EXERCISE GOAL: Line count for "include": give how many lines in the data below contain it, with no other words.

DATA SHOWN:

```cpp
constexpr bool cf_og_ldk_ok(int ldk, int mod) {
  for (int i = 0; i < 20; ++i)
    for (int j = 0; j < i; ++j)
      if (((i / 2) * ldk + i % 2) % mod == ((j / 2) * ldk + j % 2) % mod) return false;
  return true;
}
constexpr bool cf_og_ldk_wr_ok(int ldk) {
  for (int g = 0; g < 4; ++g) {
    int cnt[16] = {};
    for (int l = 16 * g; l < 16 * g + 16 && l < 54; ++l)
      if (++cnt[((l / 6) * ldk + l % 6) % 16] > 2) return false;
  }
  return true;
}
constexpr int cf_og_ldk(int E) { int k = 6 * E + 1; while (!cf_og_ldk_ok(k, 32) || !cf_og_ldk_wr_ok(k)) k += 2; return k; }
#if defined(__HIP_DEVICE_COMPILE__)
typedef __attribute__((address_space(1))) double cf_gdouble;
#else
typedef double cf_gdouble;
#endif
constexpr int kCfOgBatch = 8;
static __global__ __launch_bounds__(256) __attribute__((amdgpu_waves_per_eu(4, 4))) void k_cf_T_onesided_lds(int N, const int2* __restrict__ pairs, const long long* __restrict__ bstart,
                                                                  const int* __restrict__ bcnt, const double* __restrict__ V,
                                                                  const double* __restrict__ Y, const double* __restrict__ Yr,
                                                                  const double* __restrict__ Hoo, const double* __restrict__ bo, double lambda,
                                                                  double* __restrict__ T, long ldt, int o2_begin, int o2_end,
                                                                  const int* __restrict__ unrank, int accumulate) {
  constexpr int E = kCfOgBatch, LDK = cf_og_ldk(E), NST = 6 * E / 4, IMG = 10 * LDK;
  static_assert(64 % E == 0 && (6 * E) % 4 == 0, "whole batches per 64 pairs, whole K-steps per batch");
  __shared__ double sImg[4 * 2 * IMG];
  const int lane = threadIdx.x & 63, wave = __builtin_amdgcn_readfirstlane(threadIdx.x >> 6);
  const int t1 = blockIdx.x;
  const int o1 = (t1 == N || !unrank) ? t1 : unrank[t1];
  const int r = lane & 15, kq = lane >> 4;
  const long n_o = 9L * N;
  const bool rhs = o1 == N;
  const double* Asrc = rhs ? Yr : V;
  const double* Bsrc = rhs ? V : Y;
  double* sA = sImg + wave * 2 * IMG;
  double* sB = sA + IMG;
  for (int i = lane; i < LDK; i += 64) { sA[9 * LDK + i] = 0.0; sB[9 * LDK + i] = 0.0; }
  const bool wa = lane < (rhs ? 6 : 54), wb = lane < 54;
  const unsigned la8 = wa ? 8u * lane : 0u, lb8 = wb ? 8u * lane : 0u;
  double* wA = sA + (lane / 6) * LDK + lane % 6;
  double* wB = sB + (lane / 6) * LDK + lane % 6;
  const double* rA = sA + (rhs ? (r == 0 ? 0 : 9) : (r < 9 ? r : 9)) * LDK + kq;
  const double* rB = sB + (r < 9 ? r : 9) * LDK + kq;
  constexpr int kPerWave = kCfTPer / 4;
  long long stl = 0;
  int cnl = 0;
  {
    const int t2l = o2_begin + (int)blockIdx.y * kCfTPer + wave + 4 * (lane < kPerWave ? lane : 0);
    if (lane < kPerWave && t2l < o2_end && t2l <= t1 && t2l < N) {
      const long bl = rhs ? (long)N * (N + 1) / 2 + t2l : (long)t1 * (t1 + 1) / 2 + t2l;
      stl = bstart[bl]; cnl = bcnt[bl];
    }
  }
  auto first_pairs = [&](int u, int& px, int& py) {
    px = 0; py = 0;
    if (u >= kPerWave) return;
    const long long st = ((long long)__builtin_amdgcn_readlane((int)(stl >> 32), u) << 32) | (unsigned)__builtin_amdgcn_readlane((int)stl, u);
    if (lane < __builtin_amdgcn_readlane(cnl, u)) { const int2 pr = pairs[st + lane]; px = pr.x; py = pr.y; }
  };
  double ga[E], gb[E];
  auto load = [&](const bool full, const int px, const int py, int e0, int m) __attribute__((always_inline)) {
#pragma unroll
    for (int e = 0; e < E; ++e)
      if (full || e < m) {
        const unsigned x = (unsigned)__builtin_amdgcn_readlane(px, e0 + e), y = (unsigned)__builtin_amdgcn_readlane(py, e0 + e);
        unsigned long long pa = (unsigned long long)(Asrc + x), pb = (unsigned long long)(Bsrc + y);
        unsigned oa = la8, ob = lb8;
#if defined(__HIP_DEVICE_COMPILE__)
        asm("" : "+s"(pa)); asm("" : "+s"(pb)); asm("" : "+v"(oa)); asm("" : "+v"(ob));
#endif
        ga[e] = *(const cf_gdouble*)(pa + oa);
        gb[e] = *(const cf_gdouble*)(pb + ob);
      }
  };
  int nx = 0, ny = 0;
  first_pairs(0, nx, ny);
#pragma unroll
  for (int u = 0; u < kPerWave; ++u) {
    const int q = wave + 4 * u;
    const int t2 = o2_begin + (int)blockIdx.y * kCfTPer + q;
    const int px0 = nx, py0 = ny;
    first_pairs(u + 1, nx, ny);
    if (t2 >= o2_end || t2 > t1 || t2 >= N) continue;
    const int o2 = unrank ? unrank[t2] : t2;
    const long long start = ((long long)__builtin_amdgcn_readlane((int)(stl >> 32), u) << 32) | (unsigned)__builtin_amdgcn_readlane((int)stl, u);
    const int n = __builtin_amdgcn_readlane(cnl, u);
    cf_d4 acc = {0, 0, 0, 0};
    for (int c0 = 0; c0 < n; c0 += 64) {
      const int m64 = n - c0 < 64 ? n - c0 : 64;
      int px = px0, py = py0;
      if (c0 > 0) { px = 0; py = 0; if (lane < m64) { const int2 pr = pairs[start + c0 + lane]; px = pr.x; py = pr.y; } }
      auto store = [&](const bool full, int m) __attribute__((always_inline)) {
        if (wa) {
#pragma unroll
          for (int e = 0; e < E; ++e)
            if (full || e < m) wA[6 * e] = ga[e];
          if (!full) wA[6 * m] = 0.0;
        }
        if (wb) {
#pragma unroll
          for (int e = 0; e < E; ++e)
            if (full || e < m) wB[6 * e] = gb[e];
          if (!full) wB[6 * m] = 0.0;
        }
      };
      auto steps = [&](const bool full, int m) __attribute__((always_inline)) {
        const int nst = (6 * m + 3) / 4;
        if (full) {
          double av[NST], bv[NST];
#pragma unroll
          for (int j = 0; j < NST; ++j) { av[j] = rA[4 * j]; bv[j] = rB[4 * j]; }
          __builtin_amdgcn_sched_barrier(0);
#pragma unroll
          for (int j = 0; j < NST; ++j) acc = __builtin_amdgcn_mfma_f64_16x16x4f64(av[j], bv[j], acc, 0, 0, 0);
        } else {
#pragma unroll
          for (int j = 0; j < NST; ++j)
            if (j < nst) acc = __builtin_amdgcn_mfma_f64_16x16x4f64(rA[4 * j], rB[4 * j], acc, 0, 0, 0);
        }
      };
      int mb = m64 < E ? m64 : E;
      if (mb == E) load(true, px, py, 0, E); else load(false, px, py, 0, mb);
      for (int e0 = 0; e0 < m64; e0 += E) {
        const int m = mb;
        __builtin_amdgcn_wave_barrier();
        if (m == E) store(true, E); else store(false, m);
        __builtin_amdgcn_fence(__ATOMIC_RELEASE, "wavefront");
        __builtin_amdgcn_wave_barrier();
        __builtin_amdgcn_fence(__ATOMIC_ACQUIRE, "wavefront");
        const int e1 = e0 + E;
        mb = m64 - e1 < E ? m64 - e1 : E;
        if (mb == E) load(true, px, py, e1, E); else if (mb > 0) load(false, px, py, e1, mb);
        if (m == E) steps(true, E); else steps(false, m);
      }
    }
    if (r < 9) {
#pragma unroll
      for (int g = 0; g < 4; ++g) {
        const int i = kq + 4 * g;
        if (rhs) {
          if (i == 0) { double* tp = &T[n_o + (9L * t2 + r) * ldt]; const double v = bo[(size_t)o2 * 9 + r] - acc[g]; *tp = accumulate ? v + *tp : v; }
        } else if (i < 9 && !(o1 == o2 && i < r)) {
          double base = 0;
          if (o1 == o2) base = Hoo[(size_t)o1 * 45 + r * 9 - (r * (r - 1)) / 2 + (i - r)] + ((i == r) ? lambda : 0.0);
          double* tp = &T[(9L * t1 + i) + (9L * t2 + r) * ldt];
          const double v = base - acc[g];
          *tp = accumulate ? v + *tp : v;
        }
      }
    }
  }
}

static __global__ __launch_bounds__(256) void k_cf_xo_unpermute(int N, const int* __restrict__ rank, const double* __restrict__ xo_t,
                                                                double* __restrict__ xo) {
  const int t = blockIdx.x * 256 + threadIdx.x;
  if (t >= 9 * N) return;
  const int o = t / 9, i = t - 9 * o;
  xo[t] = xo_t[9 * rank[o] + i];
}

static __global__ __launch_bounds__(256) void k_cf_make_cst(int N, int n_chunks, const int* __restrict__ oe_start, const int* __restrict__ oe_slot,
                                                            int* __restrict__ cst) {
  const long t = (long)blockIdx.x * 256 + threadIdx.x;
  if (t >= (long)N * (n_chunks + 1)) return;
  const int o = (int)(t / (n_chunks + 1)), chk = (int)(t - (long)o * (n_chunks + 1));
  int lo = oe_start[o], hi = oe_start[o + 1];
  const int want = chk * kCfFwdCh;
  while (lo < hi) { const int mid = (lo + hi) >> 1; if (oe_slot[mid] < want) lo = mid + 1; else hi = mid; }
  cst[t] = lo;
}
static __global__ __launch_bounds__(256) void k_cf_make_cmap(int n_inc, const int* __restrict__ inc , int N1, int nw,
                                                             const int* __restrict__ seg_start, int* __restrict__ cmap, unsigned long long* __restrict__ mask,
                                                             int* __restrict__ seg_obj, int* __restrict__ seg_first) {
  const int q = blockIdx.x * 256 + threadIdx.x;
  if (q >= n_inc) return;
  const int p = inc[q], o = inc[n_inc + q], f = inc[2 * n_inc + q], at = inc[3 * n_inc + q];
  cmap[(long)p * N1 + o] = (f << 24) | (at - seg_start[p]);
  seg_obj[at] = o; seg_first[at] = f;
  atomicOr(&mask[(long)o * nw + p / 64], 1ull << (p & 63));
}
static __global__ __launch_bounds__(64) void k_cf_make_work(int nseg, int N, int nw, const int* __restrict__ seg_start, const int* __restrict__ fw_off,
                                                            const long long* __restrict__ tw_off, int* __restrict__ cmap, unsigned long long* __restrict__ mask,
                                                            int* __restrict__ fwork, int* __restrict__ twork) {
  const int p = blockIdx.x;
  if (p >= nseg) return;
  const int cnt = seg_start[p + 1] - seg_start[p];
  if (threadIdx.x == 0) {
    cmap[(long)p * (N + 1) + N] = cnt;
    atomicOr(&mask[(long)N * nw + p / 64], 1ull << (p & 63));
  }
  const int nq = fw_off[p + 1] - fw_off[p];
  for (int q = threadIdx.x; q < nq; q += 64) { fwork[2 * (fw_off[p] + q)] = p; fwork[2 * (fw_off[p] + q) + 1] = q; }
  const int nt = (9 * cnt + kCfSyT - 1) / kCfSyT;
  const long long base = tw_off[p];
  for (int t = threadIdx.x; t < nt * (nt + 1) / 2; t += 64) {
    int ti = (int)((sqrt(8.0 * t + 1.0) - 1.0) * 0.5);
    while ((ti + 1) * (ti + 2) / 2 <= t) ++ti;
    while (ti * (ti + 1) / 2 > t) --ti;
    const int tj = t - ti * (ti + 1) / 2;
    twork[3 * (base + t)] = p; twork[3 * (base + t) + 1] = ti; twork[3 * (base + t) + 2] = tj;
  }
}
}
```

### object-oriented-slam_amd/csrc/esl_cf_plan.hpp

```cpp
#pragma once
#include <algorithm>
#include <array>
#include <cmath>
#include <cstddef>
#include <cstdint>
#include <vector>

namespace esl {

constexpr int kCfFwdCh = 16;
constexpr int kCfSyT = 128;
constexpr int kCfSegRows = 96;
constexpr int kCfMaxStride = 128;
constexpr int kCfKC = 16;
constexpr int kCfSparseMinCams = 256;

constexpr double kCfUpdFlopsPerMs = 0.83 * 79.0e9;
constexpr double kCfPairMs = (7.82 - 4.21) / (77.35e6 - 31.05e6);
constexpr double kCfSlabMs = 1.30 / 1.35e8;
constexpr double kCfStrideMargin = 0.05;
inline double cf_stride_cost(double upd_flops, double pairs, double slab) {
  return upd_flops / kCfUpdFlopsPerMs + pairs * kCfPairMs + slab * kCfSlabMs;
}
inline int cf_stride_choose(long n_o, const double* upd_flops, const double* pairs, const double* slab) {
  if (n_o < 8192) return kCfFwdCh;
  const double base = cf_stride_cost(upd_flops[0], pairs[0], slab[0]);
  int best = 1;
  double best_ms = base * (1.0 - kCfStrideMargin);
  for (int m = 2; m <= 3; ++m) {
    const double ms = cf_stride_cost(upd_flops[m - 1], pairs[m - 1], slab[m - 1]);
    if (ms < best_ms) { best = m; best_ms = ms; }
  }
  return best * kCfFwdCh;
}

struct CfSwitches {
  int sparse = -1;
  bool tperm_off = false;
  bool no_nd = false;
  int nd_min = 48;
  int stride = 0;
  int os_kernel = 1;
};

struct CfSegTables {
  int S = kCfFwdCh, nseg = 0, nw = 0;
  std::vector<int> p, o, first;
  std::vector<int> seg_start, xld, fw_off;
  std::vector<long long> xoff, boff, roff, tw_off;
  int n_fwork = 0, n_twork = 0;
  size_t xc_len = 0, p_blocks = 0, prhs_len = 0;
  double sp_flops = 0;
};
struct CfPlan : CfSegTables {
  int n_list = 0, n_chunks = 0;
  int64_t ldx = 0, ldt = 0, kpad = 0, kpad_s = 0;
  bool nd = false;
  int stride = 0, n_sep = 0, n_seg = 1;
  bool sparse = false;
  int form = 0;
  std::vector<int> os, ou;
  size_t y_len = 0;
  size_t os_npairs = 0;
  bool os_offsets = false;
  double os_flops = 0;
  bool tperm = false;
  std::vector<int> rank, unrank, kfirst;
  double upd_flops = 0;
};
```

THE ANSWER: 6